Thus, what emerges from the aforesaid judgments of the Honourable Courts is that an amendment which has the effect of substitution of a provision has the effect of replacing the old provision by the substituted beneficial provision and the same must be construed as if it has been incorporated in the Rules, right ab initio.

It can, therefore, be inferred that as per the substituted Explanation to Rule 43 of the CGST Rules, the value of services by way of extending deposits, loans or advances, etc. is not includable in the aggregate value of exempt supplies for the purpose of apportionment of input tax credit, with retrospective effect from 01.07.2017. However, the above interpretation regarding retrospective applicability of the Explanation may be prone to litigation and may invite scrutiny from departmental authorities.

In all fairness, the Board should come out with a clarification quickly and show to the Trade & Industry that they sincerely intend to have a Good and Simple Tax.

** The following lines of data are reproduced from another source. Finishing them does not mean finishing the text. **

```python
def lib() -> C.CDLL:
    global _lib
    if _lib is not None:
        return _lib
    if not os.path.exists(LIB_PATH):
        raise RsptError(f"{LIB_PATH} is missing: run `python -m rspt_b200.build` (nvcc, sm_100a). "
                        "There is no CPU fallback.")
    L = C.CDLL(LIB_PATH)
    sz, vp, u64 = C.c_size_t, C.c_void_p, C.c_uint64
    L.rspt_gpu_create.restype = C.c_int
    L.rspt_gpu_create.argtypes = [C.c_int, sz, sz, sz, sz, C.c_int, vp, sz, C.POINTER(vp)]
# ... 17 lines not shown
    L.rspt_gpu_prefilter_iir.argtypes = [vp, vp, sz, dp, dp, C.c_int, C.c_int]
    L.rspt_gpu_prefilter_fir.restype = C.c_int
    L.rspt_gpu_prefilter_fir.argtypes = [vp, vp, sz, dp, C.c_int]
    L.rspt_gpu_ingest_create.restype = C.c_int
    L.rspt_gpu_ingest_create.argtypes = [vp, sz, C.POINTER(vp)]
    L.rspt_gpu_ingest_destroy.restype = C.c_int
    L.rspt_gpu_ingest_destroy.argtypes = [vp]
    L.rspt_gpu_ingest_next_address_to_fill.restype = vp
    L.rspt_gpu_ingest_next_address_to_fill.argtypes = [vp]
    L.rspt_gpu_ingest_drain.restype = C.c_int
    L.rspt_gpu_ingest_drain.argtypes = [vp, C.c_int, vp, sz, vp, C.POINTER(sz)]
    L.rspt_gpu_build_index.restype = C.c_int
    L.rspt_gpu_build_index.argtypes = [vp, vp, vp, sz, vp, vp, vp]
    L.rspt_gpu_verify_batch.restype = C.c_int
    L.rspt_gpu_verify_batch.argtypes = [vp, vp, vp, sz, vp, vp]
    L.rspt_gpu_compress_host.restype = C.c_int
    L.rspt_gpu_compress_host.argtypes = [vp, vp, vp, sz, C.POINTER(sz)]
    L.rspt_gpu_decompress_host.restype = C.c_int
    L.rspt_gpu_decompress_host.argtypes = [vp, vp, C.POINTER(sz), vp]
    L.rspt_gpu_compress_batch_host.restype = C.c_int
    L.rspt_gpu_compress_batch_host.argtypes = [vp, vp, sz, vp, sz, vp]
    L.rspt_gpu_decompress_batch_host.restype = C.c_int
    L.rspt_gpu_decompress_batch_host.argtypes = [vp, vp, vp, sz, vp]
    L.rspt_gpu_sync.restype = C.c_int
    L.rspt_gpu_sync.argtypes = [vp]
    L.rspt_gpu_last_error.restype = C.c_char_p
    L.rspt_gpu_last_error.argtypes = [vp]
    L.rspt_gpu_get_counters.restype = C.c_int
    L.rspt_gpu_get_counters.argtypes = [vp, C.POINTER(Counters)]
    L.rspt_gpu_debug_planes.restype = C.c_int
    L.rspt_gpu_debug_planes.argtypes = [vp, vp, sz, vp, vp]
    L.rspt_gpu_debug_hzr_tables.restype = C.c_int
    L.rspt_gpu_debug_hzr_tables.argtypes = [vp, vp, sz, vp, vp, vp]
    L.rspt_gpu_crc32c.restype = C.c_int
    L.rspt_gpu_crc32c.argtypes = [vp, sz, C.POINTER(C.c_uint32), vp]
    L.rspt_gpu_synth_ecg.restype = C.c_int
    L.rspt_gpu_synth_ecg.argtypes = [vp, u64, sz, C.c_int, C.c_int, C.c_int, u64, C.c_int32, C.c_int32, vp]
    L.rspt_gpu_prdn_terms.restype = C.c_int
    L.rspt_gpu_prdn_terms.argtypes = [vp, vp, sz, C.c_int, C.c_int, C.c_int, C.POINTER(C.c_double), vp]
    L.rspt_gpu_rebase_offsets.restype = C.c_int
    L.rspt_gpu_rebase_offsets.argtypes = [vp, sz, vp, C.c_int, vp]
    L.rspt_gpu_set_stage_timing.restype = C.c_int
    L.rspt_gpu_set_stage_timing.argtypes = [vp, C.c_int]
    L.rspt_gpu_get_stage_times.restype = C.c_int
    L.rspt_gpu_get_stage_times.argtypes = [vp, C.POINTER(C.c_double), C.POINTER(u64), C.c_int]
    L.rspt_gpu_comm_unique_id.restype = C.c_int
    L.rspt_gpu_comm_unique_id.argtypes = [vp]
    L.rspt_gpu_comm_init.restype = C.c_int
    L.rspt_gpu_comm_init.argtypes = [C.c_int, vp, C.c_int, C.c_int, C.POINTER(vp)]
    L.rspt_gpu_comm_destroy.restype = C.c_int
    L.rspt_gpu_comm_destroy.argtypes = [vp]
    L.rspt_gpu_allgather_totals.restype = C.c_int
    L.rspt_gpu_allgather_totals.argtypes = [vp, vp, vp, vp]
    L.rspt_gpu_place_offsets_async.restype = C.c_int
    L.rspt_gpu_place_offsets_async.argtypes = [vp, vp, vp, sz, C.c_int, C.c_int]
    L.rspt_gpu_place_join.restype = C.c_int
    L.rspt_gpu_place_join.argtypes = [vp]
    L.rspt_gpu_set_stream.restype = C.c_int
    L.rspt_gpu_set_stream.argtypes = [vp, vp]
    L.rspt_gpu_set_dct_exact.restype = C.c_int
    L.rspt_gpu_set_dct_exact.argtypes = [vp, C.c_int]
    _lib = L
    return L


def check(rc: int, handle=None, what: str = "") -> None:
# ... 9 lines not shown
```

### rspt_b200/csrc/hzr_tree.cuh

```cuda
#pragma once

#include "common.cuh"

namespace rspt {

constexpr int kTreeWarps = 2;

struct TreeWarpSmem {
    uint32_t key[264];
    uint32_t icnt[260];
    uint32_t child[260];
    uint32_t ninfo[260];
    uint32_t tree[kTreeWords];
    uint16_t front[2][264];
    uint32_t pad;
};

struct Counters {
    unsigned long long frames_compressed, frames_decompressed, raw_bytes_in, compressed_bytes_out;
    unsigned long long blocks_copy, blocks_huff, blocks_fill, escalations;
    unsigned long long crc_failures;
};

__device__ __forceinline__ void blk_decode(const Shape& s, uint32_t blk, uint32_t& f, uint32_t& k, uint32_t& b)
{
    b = blk % s.nblk;
    uint32_t fk = blk / s.nblk;
    k = fk % s.nb_alloc;
    f = fk / s.nb_alloc;
}

__device__ __forceinline__ const uint8_t* blk_ptr(const uint8_t* planes, const Shape& s, uint32_t f, uint32_t k, uint32_t b)
{
    return planes + ((size_t)f * s.nb_alloc + k) * s.plane_stride + (size_t)b * kBlock;
}


__device__ __forceinline__ bool tree_prepare(TreeWarpSmem& S, const uint32_t* h, uint32_t* codes_out, uint32_t& L_out, BlkInfo& bi)
{
    const uint32_t lane = lane_id();
    uint32_t L = 0, nz = 0, nzsym = 0, zero_class = 0;
    uint32_t mykey = 0xFFFFFFFFu;
#pragma unroll
    for (int r = 0; r < 9; ++r) {
        const uint32_t sym = r * 32 + lane;
        const uint32_t c = sym < kNumSymbols ? h[sym] : 0u;
        const bool used = c != 0;
        const uint32_t m = __ballot_sync(0xFFFFFFFFu, used);
        const uint32_t pos = L + __popc(m & ((1u << lane) - 1u));
// ... 100 lines not shown
        id = take_int ? 512u + fr : li;
        wt = take_int ? ic : lc;
        lv = take_int ? ch >> 20 : 1u;
        if (take_int) {
            ic = nfr < ni ? raw & kInf : kInf;
            icf = nfr < ni ? raw & kEqNext : 0u;
        } else {
            lc = nli < L ? nk >> 9 : kInf;
        }
        fr = nfr;
        li = nli;
    };
    for (uint32_t round = 0; round + 1 < L; ++round) {
        uint32_t id0, id1, w0, w1, lv0, lv1;
        pick(id0, w0, lv0);
        pick(id1, w1, lv1);
        const uint32_t w = w0 + w1;
        if (w == last_w) {
            S.icnt[ni - 1] = w | kEqNext;
            if (ni - 1 == fr) icf = kEqNext;
        }
        if (fr == ni) {
            ic = w;
            icf = 0;
        }
        S.icnt[ni] = w;
        S.child[ni] = id0 | (id1 << 10) | ((lv0 + lv1) << 20);
        last_w = w;
        ++ni;
    }
    S.icnt[L - 2] = 0;
    S.ninfo[L - 2] = 0;
    S.front[0][0] = (uint16_t)(L - 2);
}

__device__ __forceinline__ BlkInfo tree_assign(TreeWarpSmem& S, const uint32_t L, uint32_t n, uint32_t* codes_out, uint32_t* tree_out)
{
    const uint32_t lane = lane_id();
    BlkInfo bi;
    uint32_t token_bits = 0, maxlen = 0, ntok = 0;
    {
        auto leaf = [&](uint32_t rank, uint32_t code, uint32_t depth, uint32_t off) {
            const uint32_t kv = S.key[rank];
            const uint32_t sym = 511u - (kv & 511u), cnt = kv >> 9;
            codes_out[sym] = code | (depth << 27);
            token_bits += cnt * (depth + sym_extra_bits(sym));
            ntok += cnt;
            maxlen = max(maxlen, depth);
            const unsigned long long bits = (unsigned long long)(1u | (sym << 1)) << (off & 31u);
            atomicOr(&S.tree[off >> 5], (uint32_t)bits);
            if (bits >> 32) atomicOr(&S.tree[(off >> 5) + 1], (uint32_t)(bits >> 32));
        };
        uint32_t nf = 1, cur = 0;
        const uint32_t lt = (1u << lane) - 1u;
        while (nf) {
            uint32_t nn = 0;
            for (uint32_t fb = 0; fb < nf; fb += 32) {
                const uint32_t i = fb + lane;
                const bool act = i < nf;
                uint32_t a = 0, bb = 0;
                if (act) {
                    const uint32_t j = S.front[cur][i];
                    const uint32_t ch = S.child[j], code = S.icnt[j], inf = S.ninfo[j];
                    const uint32_t depth = inf & 255u, off = inf >> 8;
                    a = ch & 1023u;
                    bb = (ch >> 10) & 1023u;
// ... 17 lines not shown
                const uint32_t ma = __ballot_sync(0xFFFFFFFFu, ia), mb = __ballot_sync(0xFFFFFFFFu, ib);
                if (ia) S.front[cur ^ 1][nn + __popc(ma & lt)] = (uint16_t)(a - 512u);
                nn += __popc(ma);
                if (ib) S.front[cur ^ 1][nn + __popc(mb & lt)] = (uint16_t)(bb - 512u);
                nn += __popc(mb);
            }
            __syncwarp();
            cur ^= 1;
            nf = nn;
        }
    }
#pragma unroll
    for (int o = 16; o > 0; o >>= 1) {
        token_bits += __shfl_xor_sync(0xFFFFFFFFu, token_bits, o);
        ntok += __shfl_xor_sync(0xFFFFFFFFu, ntok, o);
        maxlen = max(maxlen, __shfl_xor_sync(0xFFFFFFFFu, maxlen, o));
    }
    __syncwarp();
    const uint32_t tree_nbits = 11u * L - 1u;
    for (uint32_t i = lane; i < ((tree_nbits + 31u) >> 5); i += 32) tree_out[i] = S.tree[i];
    bi.tree_nbits = (uint16_t)tree_nbits;
    bi.total_bits = tree_nbits + token_bits;
    const uint32_t bytes = (bi.total_bits + 7u) >> 3;
    const bool copy = bytes > n || bytes >= kBlock || maxlen > 27u;
    bi.mode = copy ? MODE_COPY : MODE_HUFF;
    bi.payload_len = copy ? n : bytes;
    bi.fill = (uint8_t)maxlen;
    bi.n_used = (uint16_t)L;
    bi.n_tokens = (uint16_t)min(ntok, 65535u);
    return bi;
}

__device__ __forceinline__ BlkInfo warp_build_tree(TreeWarpSmem& S, const uint32_t* h, uint32_t n,
                                                   uint32_t* codes_out, uint32_t* tree_out)
{
    BlkInfo bi;
    uint32_t L;
    if (tree_prepare(S, h, codes_out, L, bi)) return bi;
    if (lane_id() == 0) tree_merge(S, L);
    __syncwarp();
    return tree_assign(S, L, n, codes_out, tree_out);
}

__device__ __forceinline__ void count_block_mode(Counters* ctr, uint32_t mode)
{
    atomicAdd(mode == MODE_FILL ? &ctr->blocks_fill : (mode == MODE_COPY ? &ctr->blocks_copy : &ctr->blocks_huff), 1ull);
}

__device__ __forceinline__ void warp_hist_from_list(const uint32_t* __restrict__ list, uint32_t m, uint32_t n, uint32_t* h)
{
    for (uint32_t i = lane_id(); i <= m; i += 32) {
        const uint32_t rs = i ? (list[i - 1] & 0xFFFFu) + 1u : 0u;
        uint32_t cur = n;
        if (i < m) {
            const uint32_t e = list[i];
            cur = e & 0xFFFFu;
            atomicAdd(&h[e >> 16], 1u);
        }
        uint32_t z = cur > rs ? cur - rs : 0u;
        while (z > kRunCap) {
            atomicAdd(&h[260], 1u);
            z -= kRunCap;
        }
        if (z) {
            const uint32_t idx = (z >= 2u) + (z >= 3u) + (z >= 7u) + (z >= 23u) + (z >= 279u);
            atomicAdd(&h[idx ? 255u + idx : 0u], 1u);
        }
    }
}
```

(The author is Principal Associate, Lakshmikumaran & Sridharan, Bangalore and the views expressed are strictly personal.)

(DISCLAIMER : The views expressed are strictly of the author and Taxindiaonline.com doesn't necessarily subscribe to the same. Taxindiaonline.com Pvt. Ltd. is not responsible or liable for any loss or damage caused to anyone due to any interpretation, error, omission in the articles being hosted on the site)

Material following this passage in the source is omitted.